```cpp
int orz_fast_step_path(int device, unsigned form, uint32_t n, uint32_t tile, uint32_t t_lo, uint32_t t_hi, uint32_t entry,
                       const uint8_t* wbytes, const uint32_t* ev, uint8_t* ty, uint8_t* nl, uint8_t* x0, uint8_t* x1, uint8_t* x2,
                       uint32_t* centry, uint32_t* tentry, uint64_t* sbits, uint8_t* pt, uint32_t* cm, uint64_t* lds_bytes) {
    const int bad = mapped([&] { orz::fast_step_path_check(form, n, tile, t_lo, t_hi, entry, wbytes, ev, ty, nl, x0, x1, x2, centry, tentry, sbits, pt, cm); });
    if (bad) return bad;
    if (!device_ok(device)) return fail(ORZ_ENODEV, "no such HIP device");
    return mapped([&] {
        orz::HipBackend be(device);
        orz::fast_step_path(be, form, n, tile, t_lo, t_hi, entry, wbytes, ev, ty, nl, x0, x1, x2, centry, tentry, sbits, pt, cm, lds_bytes);
    });
}
int orz_fast_step_counts(int device, uint32_t n, const uint8_t* wbytes, const uint64_t* sbits, int count, uint32_t s0, uint32_t s1,
                         uint32_t ext, uint32_t cpt, uint32_t live_end, uint32_t rows, uint32_t* cm, uint32_t* cp, uint32_t* cp2,
                         uint32_t* ord, uint32_t* ord2, uint32_t* acc2) {
    const int bad = mapped([&] { orz::fast_step_counts_check(n, wbytes, sbits, s0, s1, ext, cpt, live_end, rows, cm, cp, cp2, ord, ord2, acc2); });
    if (bad) return bad;
    if (!device_ok(device)) return fail(ORZ_ENODEV, "no such HIP device");
    return mapped([&] {
        orz::HipBackend be(device);
        orz::fast_step_counts(be, n, wbytes, sbits, count, s0, s1, ext, cpt, live_end, rows, cm, cp, cp2, ord, ord2, acc2);
    });
}
int orz_fast_step_horizon(int device, const uint32_t* cp, uint32_t rows, const uint32_t* hpre, uint32_t s0, uint32_t s1, uint32_t* hz,
                          uint32_t* hz2) {
    const int bad = mapped([&] { orz::fast_step_horizon_check(cp, rows, hpre, s0, s1, hz, hz2); });
    if (bad) return bad;
    if (!device_ok(device)) return fail(ORZ_ENODEV, "no such HIP device");
    return mapped([&] {
        orz::HipBackend be(device);
        orz::fast_step_horizon(be, cp, rows, hpre, s0, s1, hz, hz2);
    });
}

int orz_symrank_chains(int device, uint16_t* tables, const uint32_t* gsym, const uint32_t* rstart, size_t nitems,
                       uint16_t* ranks, uint32_t* flags2, double* elapsed_us) {
    if (!tables || !rstart || (!gsym && nitems) || (!ranks && nitems)) return fail(ORZ_EINVAL, "bad argument");
    if (device < 0 || device >= orz_device_count()) return fail(ORZ_ENODEV, "no such HIP device");
    if (const char* why = orz::symrank_chains_invalid(tables, gsym, rstart, nitems)) return fail(ORZ_EINVAL, why);
    try {
        orz::HipBackend be(device);
        const size_t nt = (size_t)512 * orz::kSrWords;
        struct Bufs {
            orz::HipBackend& be;
            uint16_t *st = nullptr, *backup = nullptr, *rk = nullptr;
            uint32_t *gs = nullptr, *rs = nullptr, *fl = nullptr;
            ~Bufs() { be.free(st); be.free(backup); be.free(rk); be.free(gs); be.free(rs); be.free(fl); }
        } b{be};
        b.st = be.alloc<uint16_t>(nt, false);
        b.backup = be.alloc<uint16_t>(nt, false);
        b.rk = be.alloc<uint16_t>(nitems, false);
        b.gs = be.alloc<uint32_t>(nitems, false);
        b.rs = be.alloc<uint32_t>(513, false);
        b.fl = be.alloc<uint32_t>(3);
        be.h2d(b.st, tables, nt * 2);
        be.h2d(b.gs, gsym, nitems * 4);
        be.h2d(b.rs, rstart, 513 * 4);
        struct Events {
            hipEvent_t a = nullptr, b = nullptr;
            ~Events() { if (a) (void)hipEventDestroy(a); if (b) (void)hipEventDestroy(b); }
        } ev;
        ORZ_HIP_CHECK(hipEventCreate(&ev.a));
        ORZ_HIP_CHECK(hipEventCreate(&ev.b));
        ORZ_HIP_CHECK(hipEventRecord(ev.a, be.stream()));
        be.symrank(b.st, b.gs, b.rk, b.rs, (uint32_t)nitems, b.fl, b.backup, nullptr);
        ORZ_HIP_CHECK(hipEventRecord(ev.b, be.stream()));
// ... 241 lines not shown
```

### orz_amd/csrc/orz_fast.h

```cpp
#pragma once
#include "orz_kernels.h"
#include "orz_parse.h"

namespace orz {

#if !defined(__HIPCC__)
inline unsigned long long g_far_stats[4] = {0, 0, 0, 0};
#endif

constexpr uint32_t kSub = 4096;
constexpr uint32_t kSeg64 = 64;
constexpr uint32_t kNSub = kNewMax / kSub + 2;
constexpr uint32_t kEntries = 240;

constexpr uint32_t kFastK = 32;
constexpr uint32_t kHistSub = (kPre + 1) / kSub;
constexpr uint32_t kRingMargin = 4;
constexpr uint32_t kFastTile = 262144;
constexpr uint32_t kFastRounds = 4;
constexpr uint32_t kSettledTile = 393216;
constexpr uint32_t kSettledTileDeep = 262144;
constexpr uint32_t kSettledRounds = 3;

struct FastArgs {
// ... 286 lines not shown
};
struct ColScanTop {
    uint32_t* gsum;
    uint32_t rows;
    const uint32_t* out;
    const FastCtl* ctl = nullptr;
    ORZ_HD void operator()(size_t c) const {
        if (c >= 256 || passes_done(ctl)) return;
        uint32_t v = out[c];
        for (uint32_t g = 0; g * 64 < rows; g++) {
            const uint32_t t = gsum[(size_t)g * 256 + c];
            gsum[(size_t)g * 256 + c] = v;
            v += t;
        }
    }
};
struct ColScanRows {
    const uint32_t *in, *gsum;
    uint32_t rows;
    uint32_t* out;
    const FastCtl* ctl = nullptr;
    ORZ_HD void operator()(size_t tid) const {
        if (passes_done(ctl)) return;
        const uint32_t c = (uint32_t)(tid & 255), g = (uint32_t)(tid >> 8);
        if (g * 64 >= rows) return;
        uint32_t v = gsum[(size_t)g * 256 + c];
        for (uint32_t r = g * 64; r < rows && r < g * 64 + 64; r++) {
            out[(size_t)r * 256 + c] = v;
            v += in[(size_t)r * 256 + c];
        }
        if (g * 64 + 64 >= rows) out[(size_t)rows * 256 + c] = v;
    }
};
constexpr uint32_t kRecText = 12;
ORZ_D uint32_t rec_pos(uint64_t hi) { return (uint32_t)(hi >> 32); }
ORZ_D uint32_t rec_lcp(uint64_t lo_a, uint64_t hi_a, uint64_t lo_b, uint64_t hi_b) {
    const uint64_t x0 = lo_a ^ lo_b;
    if (x0) return (uint32_t)ctz64(x0) >> 3;
    const uint32_t x1 = (uint32_t)(hi_a ^ hi_b);
    return x1 ? 8 + ((uint32_t)ctz64((uint64_t)x1) >> 3) : kRecText;
}
struct FastRowsWave {
    const uint8_t* win;
    const uint32_t* epos;
    const uint64_t* stext;
    const uint8_t* rlen;
    uint32_t nent, K;
    uint8_t* rows;
    uint64_t* rdist;
    static constexpr uint32_t kOutStride = 72;
    static size_t lds_bytes(uint32_t K) { return (size_t)(64 + K) * 16 + 64 * kOutStride; }
    template <class W>
    ORZ_D void operator()(W& w) const {
        uint64_t* t0 = (uint64_t*)w.lds();
        uint64_t* t1 = t0 + (64 + K);
        uint8_t* outL = (uint8_t*)(t1 + (64 + K));
        const uint32_t lane = w.lane();
        const int64_t base = (int64_t)w.block() * 64 - K;
        for (uint32_t e = lane; e < 64 + K; e += 64) {
            const int64_t s = base + e;
            uint64_t a = 0, b = 0;
            if (s >= 0 && s < (int64_t)nent) { a = stext[2 * s]; b = stext[2 * s + 1]; }
            t0[e] = a; t1[e] = b;
        }
        w.sync();
        const uint32_t me = K + lane;
// ... 1209 lines not shown
                    const uint32_t p = kPre + i0 + t, c = hash1(a.win, p - 1), key = c * kHash + hash_entry(a.win + p);
                    if (!((rdirty[key >> 6] >> (key & 63)) & 1) && !edge[i0 + t] && cok[c]) mm &= ~(1ull << t);
                }
            }
        }
        const uint32_t mine = (uint32_t)popc64(mm) | ((uint32_t)popc64(wm) << 16);
        uint32_t v = mine;
        for (uint32_t d = 1; d < 64; d <<= 1) {
            const uint32_t t = w.shfl(v, lane >= d ? lane - d : lane);
            if (lane >= d) v += t;
        }
        const uint32_t tot = w.bcast(v, 63);
        uint32_t mo = (v - mine) & 0xffff, wo = (v - mine) >> 16;
        uint16_t* ml = mlist + (size_t)s * kSubMatches;
        uint16_t* wl = wlist + (size_t)s * kSubWords;
        while (mm) { const uint32_t t = (uint32_t)ctz64(mm); mm &= mm - 1; ml[mo++] = (uint16_t)(lane * 64 + t); }
        while (wm) { const uint32_t t = (uint32_t)ctz64(wm); wm &= wm - 1; wl[wo++] = (uint16_t)(lane * 64 + t); }
        if (lane == 0) { mcnt[s] = tot & 0xffff; wcnt[s] = tot >> 16; }
        w.sync();
        for (uint32_t c = lane; c < 256; c += 64) a.cm[(size_t)s * 256 + c] = cnt[c];
    }
};
struct FastItemTotal {
    const uint32_t* cp;
    uint32_t nsub;
    FastCtl* ctl;
    ORZ_HD void operator()(size_t c) const {
        if (c >= 256 || ctl->done) return;
        const uint32_t mine = cp[(size_t)nsub * 256 + c] - cp[c];
        atom_add32(&ctl->acc, mine);
        atom_max32(&ctl->hotacc, mine);
    }
};
struct OrdWave {
    const uint8_t* win;
    const uint64_t* sbits;
    const uint32_t* cp;
    uint32_t n;
    uint32_t* ORD;
    const FastCtl* ctl;
    static constexpr uint32_t kRow = 257;
    static size_t lds_bytes() { return (size_t)64 * kRow * 2 + 64; }
    template <class W>
    ORZ_D void operator()(W& w) const {
        if (ctl->done) return;
        uint16_t* cnt = (uint16_t*)w.lds();
        const uint32_t s = w.block(), lane = w.lane();
        uint16_t* mine = cnt + (size_t)lane * kRow;
        for (uint32_t c = 0; c < kRow; c++) mine[c] = 0;
        const uint32_t i0 = s * kSub + lane * 64;
        const uint64_t m0 = i0 < n ? sbits[i0 / 64] : 0;
        const uint8_t* b = win + kPre + i0;
        for (uint64_t m = m0; m;) {
            const uint32_t t = (uint32_t)ctz64(m);
            m &= m - 1;
            if (i0 + t < n) mine[(uint32_t)(b[(int)t - 1] & 0x7f) | ((uint32_t)is_alnum(b[(int)t - 2]) << 7)]++;
        }
        w.sync();
        for (uint32_t c = lane; c < 256; c += 64) {
            uint32_t run = 0;
            for (uint32_t r = 0; r < 64; r++) {
                const uint32_t v = cnt[(size_t)r * kRow + c];
                cnt[(size_t)r * kRow + c] = (uint16_t)run;
                run += v;
            }
        }
// ... 443 lines not shown
```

#### WHAT THE TASK REQUIRES
Show the lines of the records above that mention "mine".

#### COMPLETED EXERCISE
        const uint32_t mine = (uint32_t)popc64(mm) | ((uint32_t)popc64(wm) << 16);
        uint32_t v = mine;
        uint32_t mo = (v - mine) & 0xffff, wo = (v - mine) >> 16;
        const uint32_t mine = cp[(size_t)nsub * 256 + c] - cp[c];
        atom_add32(&ctl->acc, mine);
        atom_max32(&ctl->hotacc, mine);
        uint16_t* mine = cnt + (size_t)lane * kRow;
        for (uint32_t c = 0; c < kRow; c++) mine[c] = 0;
            if (i0 + t < n) mine[(uint32_t)(b[(int)t - 1] & 0x7f) | ((uint32_t)is_alnum(b[(int)t - 2]) << 7)]++;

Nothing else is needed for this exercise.